BEGIN RECORDS

__device__ __forceinline__ double lane_value(double v, int j) {
  const int lo = __builtin_amdgcn_readlane(__double2loint(v), j);
  const int hi = __builtin_amdgcn_readlane(__double2hiint(v), j);
  return __hiloint2double(hi, lo);
}

using cholw::chol_panel_pivots;
using cholw::rsqrt_pos;

__device__ __forceinline__ double wave_sum(double v) {
#pragma unroll
  for (int o = 32; o > 0; o >>= 1) v += __shfl_xor(v, o, 64);
  return v;
}

template <int NB>
struct WaveGemmGeo {
  static constexpr int NQ = NB / 4, REM = NB % 4, G = REM ? 4 / REM : 0;
  static constexpr int NLEFT = REM ? (NB + G - 1) / G : 0;
  static constexpr int NU = NB * NQ + NLEFT;
};

template <int NB, int MODE, int TRI = 0>
__device__ __forceinline__ void wave_gemm(const double* __restrict__ Aop, const double* __restrict__ Bm, int LD,
                                          double (&acc)[WaveGemmGeo<NB>::NU], const double* __restrict__ bscale = nullptr) {
  using g = WaveGemmGeo<NB>;
  const int l = threadIdx.x & 63, r4 = l >> 4, c4 = l & 3, b = (l >> 2) & 3;
  constexpr int rem = g::REM ? g::REM : 1;
#pragma unroll
  for (int u = 0; u < g::NU; u++) acc[u] = 0.0;
  const double* pa = Aop + r4 * LD + c4;
  const double* pb = Bm + r4 * LD;
  const int colq = l & 15;
  const int coll = 4 * (4 * g::NQ + b % rem) + c4;
  const int ileft = b / rem;
#pragma unroll
  for (int kk = 0; kk < NB; kk++) {
    const double bs = bscale ? bscale[4 * kk + r4] : 1.0;
    double bq[g::NQ > 0 ? g::NQ : 1];
#pragma unroll
    for (int q = 0; q < g::NQ; q++)
      if (kk >= 4 * q) bq[q] = bscale ? bs * pb[kk * 4 * LD + 16 * q + colq] : pb[kk * 4 * LD + 16 * q + colq];
    double bl = 0.0;
    if (g::NLEFT > 0 && kk >= 4 * g::NQ) bl = bscale ? bs * pb[kk * 4 * LD + coll] : pb[kk * 4 * LD + coll];
#pragma unroll
    for (int I = 0; I < NB; I++) {
      if (MODE == 1 && kk < I) continue;
      bool any = false;
#pragma unroll
      for (int q = 0; q < g::NQ; q++) any = any || (kk >= 4 * q && !(TRI == 1 && 4 * q + 3 < I) && !(TRI == 2 && 4 * q > I));
      if (!any) continue;
      const double af = pa[kk * 4 * LD + 4 * I];
#pragma unroll
      for (int q = 0; q < g::NQ; q++)
        if (kk >= 4 * q && !(TRI == 1 && 4 * q + 3 < I) && !(TRI == 2 && 4 * q > I)) acc[q * NB + I] = __builtin_amdgcn_mfma_f64_4x4x4f64(af, bq[q], acc[q * NB + I], 0, 0, 0);
    }
    if (g::NLEFT > 0 && kk >= 4 * g::NQ) {
#pragma unroll
      for (int v = 0; v < g::NLEFT; v++) {
        if (MODE == 1 && kk < v * g::G) continue;
        if (TRI == 2 && v * g::G + g::G - 1 < 4 * g::NQ) continue;
        int ib = v * g::G + ileft;
        ib = ib < NB ? ib : NB - 1;
        const double af = pa[kk * 4 * LD + 4 * ib];
        acc[NB * g::NQ + v] = __builtin_amdgcn_mfma_f64_4x4x4f64(af, bl, acc[NB * g::NQ + v], 0, 0, 0);
      }
    }
  }
}

template <int NB>
__device__ __forceinline__ void wave_gemm_elem(int u, int& row, int& col, bool& ok) {
  using g = WaveGemmGeo<NB>;
  const int l = threadIdx.x & 63, r4 = l >> 4, c4 = l & 3, b = (l >> 2) & 3;
  constexpr int rem = g::REM ? g::REM : 1;
  int Ib, Jb;
  if (u < NB * g::NQ) {
    const int q = u / NB;
    Ib = u - q * NB; Jb = 4 * q + b; ok = true;
  } else {
    const int v = u - NB * g::NQ;
    Ib = v * g::G + b / rem; Jb = 4 * g::NQ + b % rem;
    ok = (b < g::G * g::REM) && (Ib < NB);
  }
  row = 4 * Ib + r4; col = 4 * Jb + c4;
}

END RECORDS

ABOUT THIS EXERCISE: Write the data out in full, matching every line exactly.

WRITTEN SOLUTION:
__device__ __forceinline__ double lane_value(double v, int j) {
  const int lo = __builtin_amdgcn_readlane(__double2loint(v), j);
  const int hi = __builtin_amdgcn_readlane(__double2hiint(v), j);
  return __hiloint2double(hi, lo);
}

using cholw::chol_panel_pivots;
using cholw::rsqrt_pos;

__device__ __forceinline__ double wave_sum(double v) {
#pragma unroll
  for (int o = 32; o > 0; o >>= 1) v += __shfl_xor(v, o, 64);
  return v;
}

template <int NB>
struct WaveGemmGeo {
  static constexpr int NQ = NB / 4, REM = NB % 4, G = REM ? 4 / REM : 0;
  static constexpr int NLEFT = REM ? (NB + G - 1) / G : 0;
  static constexpr int NU = NB * NQ + NLEFT;
};

template <int NB, int MODE, int TRI = 0>
__device__ __forceinline__ void wave_gemm(const double* __restrict__ Aop, const double* __restrict__ Bm, int LD,
                                          double (&acc)[WaveGemmGeo<NB>::NU], const double* __restrict__ bscale = nullptr) {
  using g = WaveGemmGeo<NB>;
  const int l = threadIdx.x & 63, r4 = l >> 4, c4 = l & 3, b = (l >> 2) & 3;
  constexpr int rem = g::REM ? g::REM : 1;
#pragma unroll
  for (int u = 0; u < g::NU; u++) acc[u] = 0.0;
  const double* pa = Aop + r4 * LD + c4;
  const double* pb = Bm + r4 * LD;
  const int colq = l & 15;
  const int coll = 4 * (4 * g::NQ + b % rem) + c4;
  const int ileft = b / rem;
#pragma unroll
  for (int kk = 0; kk < NB; kk++) {
    const double bs = bscale ? bscale[4 * kk + r4] : 1.0;
    double bq[g::NQ > 0 ? g::NQ : 1];
#pragma unroll
    for (int q = 0; q < g::NQ; q++)
      if (kk >= 4 * q) bq[q] = bscale ? bs * pb[kk * 4 * LD + 16 * q + colq] : pb[kk * 4 * LD + 16 * q + colq];
    double bl = 0.0;
    if (g::NLEFT > 0 && kk >= 4 * g::NQ) bl = bscale ? bs * pb[kk * 4 * LD + coll] : pb[kk * 4 * LD + coll];
#pragma unroll
    for (int I = 0; I < NB; I++) {
      if (MODE == 1 && kk < I) continue;
      bool any = false;
#pragma unroll
      for (int q = 0; q < g::NQ; q++) any = any || (kk >= 4 * q && !(TRI == 1 && 4 * q + 3 < I) && !(TRI == 2 && 4 * q > I));
      if (!any) continue;
      const double af = pa[kk * 4 * LD + 4 * I];
#pragma unroll
      for (int q = 0; q < g::NQ; q++)
        if (kk >= 4 * q && !(TRI == 1 && 4 * q + 3 < I) && !(TRI == 2 && 4 * q > I)) acc[q * NB + I] = __builtin_amdgcn_mfma_f64_4x4x4f64(af, bq[q], acc[q * NB + I], 0, 0, 0);
    }
    if (g::NLEFT > 0 && kk >= 4 * g::NQ) {
#pragma unroll
      for (int v = 0; v < g::NLEFT; v++) {
        if (MODE == 1 && kk < v * g::G) continue;
        if (TRI == 2 && v * g::G + g::G - 1 < 4 * g::NQ) continue;
        int ib = v * g::G + ileft;
        ib = ib < NB ? ib : NB - 1;
        const double af = pa[kk * 4 * LD + 4 * ib];
        acc[NB * g::NQ + v] = __builtin_amdgcn_mfma_f64_4x4x4f64(af, bl, acc[NB * g::NQ + v], 0, 0, 0);
      }
    }
  }
}

template <int NB>
__device__ __forceinline__ void wave_gemm_elem(int u, int& row, int& col, bool& ok) {
  using g = WaveGemmGeo<NB>;
  const int l = threadIdx.x & 63, r4 = l >> 4, c4 = l & 3, b = (l >> 2) & 3;
  constexpr int rem = g::REM ? g::REM : 1;
  int Ib, Jb;
  if (u < NB * g::NQ) {
    const int q = u / NB;
    Ib = u - q * NB; Jb = 4 * q + b; ok = true;
  } else {
    const int v = u - NB * g::NQ;
    Ib = v * g::G + b / rem; Jb = 4 * g::NQ + b % rem;
    ok = (b < g::G * g::REM) && (Ib < NB);
  }
  row = 4 * Ib + r4; col = 4 * Jb + c4;
}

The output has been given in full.